§ **Problem requirements**
In the data below, locate each line with the word "BORDER" and list it.

--------------------------------

__global__ __launch_bounds__(256) void bucket_hist_kernel(const uint64_t* __restrict__ sk,
                                                          const uint32_t* __restrict__ lens, uint32_t n,
                                                          uint32_t stride,
                                                          const unsigned long long* __restrict__ info,
                                                          uint32_t* __restrict__ hist, uint32_t may_sample) {
  __shared__ uint32_t lh[kCoarse];
  for (uint32_t x = threadIdx.x; x < kCoarse; x += 256) lh[x] = 0u;
  __syncthreads();
  const KeyShape ks = key_shape(info[1]);
  const uint32_t i0 = (uint32_t)((uint64_t)n * blockIdx.x / gridDim.x);
  const uint32_t i1 = (uint32_t)((uint64_t)n * (blockIdx.x + 1) / gridDim.x);
  auto bin = [&](uint64_t h) { return ((uint32_t)(h >> ks.sh) << ks.norm) >> (32 - kCoarseBits); };
  const bool sample = may_sample && info[0] >= (1ull << 26);
  for (uint32_t i = i0; i < i1; ++i) {
    const uint32_t len = lens[i];
    const uint64_t* row = sk + (uint64_t)i * stride;
    if (sample) {
      const uint32_t lines = (len + 15) / 16, first = i & 7;
      const uint32_t q_end = lines > first ? (lines - first + 7) / 8 * 16 : 0;
      for (uint32_t q0 = 0; q0 < q_end; q0 += 256) {
        const uint32_t q = q0 + threadIdx.x;
        const uint32_t k = (first + (q >> 4) * 8) * 16 + (q & 15);
        const bool in = q < q_end && k < len;
        const uint32_t b = in ? bin(row[k]) : ~0u;
        wave_runs_add(lh, b, in, 8);
      }
      continue;
    }
    for (uint32_t k0 = 0; k0 < len; k0 += 256) {
      const uint32_t k = k0 + threadIdx.x;
      const bool in = k < len;
      const uint32_t b = in ? bin(row[k]) : ~0u;
      wave_runs_add(lh, b, in);
    }
  }
  __syncthreads();
// ... 713 lines not shown
  const uint64_t t0 = rs, t1 = rs + (nb - I);
  const uint64_t a = max(t0, tb), b = min(t1, te);
  if (a >= b) {
    jlo = jhi = 0;
    return;
  }
  const uint64_t J0 = I + (a - rs), J1 = I + (b - rs);
  jlo = (uint32_t)max<uint64_t>(J0 * GG_PAIR_TILE, (uint64_t)i + 1);
  jhi = (uint32_t)min<uint64_t>(J1 * GG_PAIR_TILE, (uint64_t)n);
}

__device__ __forceinline__ uint32_t part_of(uint32_t j, uint32_t plog2) {
  return plog2 ? (j * 0x9E3779B1u) >> (32 - plog2) : 0u;
}

constexpr uint32_t kMemberLoads = 8;
template <bool E16, uint32_t MAPLOG2, bool BORDER = false>
__global__ __launch_bounds__(kRowThreads) void index_pairs_kernel(IndexLaunch a) {
  constexpr uint32_t kMapLog2 = MAPLOG2, kMap = 1u << kMapLog2, kMapFull = kMap * 3 / 4;
  __shared__ uint32_t mkey[kMap];
  __shared__ uint32_t mcnt[kMap];
  __shared__ uint32_t fill;
  __shared__ volatile uint32_t over;
  const uint32_t tid = threadIdx.x;
  const uint32_t per_xcd = (a.n_rows + kXcds - 1) / kXcds;
  const uint32_t ri_ = (blockIdx.x % kXcds) * per_xcd + blockIdx.x / kXcds;
  if (ri_ >= a.n_rows) return;
  const uint32_t i = a.row0 + ri_;
  if (i >= a.n) return;
  if (a.build_flags && ((a.build_flags[0] | a.build_flags[3]) || (a.cost && *a.cost > a.cost_limit))) return;
  uint32_t jlo, jhi;
  if (BORDER) jlo = 0u, jhi = i;
  else row_columns(i, a.n, a.nb, a.tile_begin, a.tile_end, jlo, jhi);
  const uint32_t la = a.lens[i];
  if (jlo >= jhi || la == 0) return;
  const uint64_t* ri = a.runinfo + (uint64_t)i * a.stride;
  const uint64_t* A = a.sketches + (uint64_t)i * a.stride;
  const uint64_t xa = A[la - 1];
  uint32_t plog2 = 0;
  for (uint32_t p = 0; p < (1u << plog2);) {
    for (uint32_t x = tid; x < kMap; x += kRowThreads) mkey[x] = 0u, mcnt[x] = 0u;
    if (tid == 0) fill = 0u, over = 0u;
    __syncthreads();
    uint64_t info_next = tid < la ? ri[tid] : 0ull;
    for (uint32_t k = tid; k < la; k += kRowThreads) {
      if (over) break;
// ... 27 lines not shown
            }
            if (probe >= kMap) {
              over = 1u;
              break;
            }
            h = (h + 1) & (kMap - 1);
          }
          if (over) stop = true;
        }
      }
      if (stop) break;
    }
    __syncthreads();
    if (over) {
      if (plog2 < a.max_split_log2) {
        ++plog2;
        p *= 2;
        __syncthreads();
        continue;
      }
      if (tid == 0) atomicOr(a.overflow, 1u);
      return;
    }
    for (uint32_t x = tid; x < kMap; x += kRowThreads) {
      const uint32_t key = mkey[x];
      if (!key) continue;
      const uint32_t j = key - 1u, common = mcnt[x];
      const uint32_t lb = a.lens[j];
      if (common < a.sufmin[min(la, lb)]) continue;
      const uint64_t* B = a.sketches + (uint64_t)j * a.stride;
      const uint64_t xb = B[lb - 1];
      const uint32_t total = xa <= xb ? la + count_le(B, lb, xa) - common : count_le(A, la, xb) + lb - common;
      if (total <= a.tmax && common >= a.cmin[total]) {
        const unsigned long long slot = atomicAdd(a.count, 1ull);
        if (slot < a.out_cap) a.out[slot] = BORDER ? gg_pair{j, i, common, total} : gg_pair{i, j, common, total};
      }
    }
    __syncthreads();
    ++p;
  }
}

}

static bool hist_sampling() {
  const char* e = getenv("GALAHGPU_INDEX_HIST_SAMPLE");
  return !(e && *e == '0');
}

hipError_t index_fill(const IndexBuild& b, hipStream_t st) {
  hipError_t e = hipMemsetAsync(b.flags, 0, 4 * sizeof(uint32_t) + index_cost_bytes(), st);
  if (e != hipSuccess) return e;
  hipLaunchKernelGGL(index_scan_kernel, dim3(1), dim3(kScanThreads), 0, st, b.sketches, b.lens, b.n, b.stride,
                     b.offs, (unsigned long long*)b.info);
  e = hipGetLastError();
  if (e != hipSuccess) return e;
  const unsigned long long* info = (const unsigned long long*)b.info;
  if (b.bucket) {
    e = hipMemsetAsync(b.hist, 0, kCoarse * sizeof(uint32_t), st);
    if (e != hipSuccess) return e;
    hipLaunchKernelGGL(bucket_hist_kernel, dim3(std::max(1u, std::min<uint32_t>(b.n, 1024))), dim3(256), 0, st,
                       b.sketches, b.lens, b.n, b.stride, info, b.hist, hist_sampling() ? 1u : 0u);
    hipLaunchKernelGGL(bucket_base_kernel, dim3(1), dim3(kBaseThreads), 0, st, b.hist, info, b.bbase);
    e = hipGetLastError();
    if (e != hipSuccess) return e;
  }
  if (!b.bloom) return hipSuccess;
  e = hipMemsetAsync(b.bloom, 0, ((size_t)1 << b.bloom_log2) / 8, st);
  if (e != hipSuccess) return e;
  if (b.r1 > b.r0)
    hipLaunchKernelGGL(bloom_build_kernel, dim3(std::min<uint32_t>(b.r1 - b.r0, 16384)), dim3(256), 0, st,
                       b.sketches, b.lens, b.r0, b.r1, b.stride, b.bloom, b.bloom_log2);
  const dim3 grid(std::max(1u, std::min<uint32_t>(b.n, 4096)));
  if (b.bucket)
    hipLaunchKernelGGL(index_fill_range_kernel<true>, grid, dim3(256), 0, st, b.sketches, b.lens, b.n, b.stride,
                       b.kbits, b.bloom, b.bloom_log2, b.r0, b.r1, info, b.bbase, b.flags + 1, b.keys_in, b.vals_in);
  else
// ... 157 lines not shown
      if (a.big_map) hipLaunchKernelGGL((index_pairs_kernel<false, 13, true>), grid, dim3(kRowThreads), 0, st, b);
      else hipLaunchKernelGGL((index_pairs_kernel<false, 11, true>), grid, dim3(kRowThreads), 0, st, b);
    }
  } else if (a.ents16) {
    if (a.big_map) hipLaunchKernelGGL((index_pairs_kernel<true, 13>), grid, dim3(kRowThreads), 0, st, b);
    else hipLaunchKernelGGL((index_pairs_kernel<true, 11>), grid, dim3(kRowThreads), 0, st, b);
  } else {
    if (a.big_map) hipLaunchKernelGGL((index_pairs_kernel<false, 13>), grid, dim3(kRowThreads), 0, st, b);
    else hipLaunchKernelGGL((index_pairs_kernel<false, 11>), grid, dim3(kRowThreads), 0, st, b);
  }
  return hipGetLastError();
}

namespace {
__global__ __launch_bounds__(256) void pair_keys_kernel(const gg_pair* __restrict__ p, uint32_t cnt, uint32_t n,
                                                        uint64_t* __restrict__ keys, uint32_t* __restrict__ idx) {
  for (uint32_t x = blockIdx.x * 256 + threadIdx.x; x < cnt; x += gridDim.x * 256) {
    const gg_pair q = p[x];
    keys[x] = (uint64_t)q.i * n + q.j;
    idx[x] = x;
  }
}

--------------------------------

§ **Solution below**
template <bool E16, uint32_t MAPLOG2, bool BORDER = false>
  if (BORDER) jlo = 0u, jhi = i;
        if (slot < a.out_cap) a.out[slot] = BORDER ? gg_pair{j, i, common, total} : gg_pair{i, j, common, total};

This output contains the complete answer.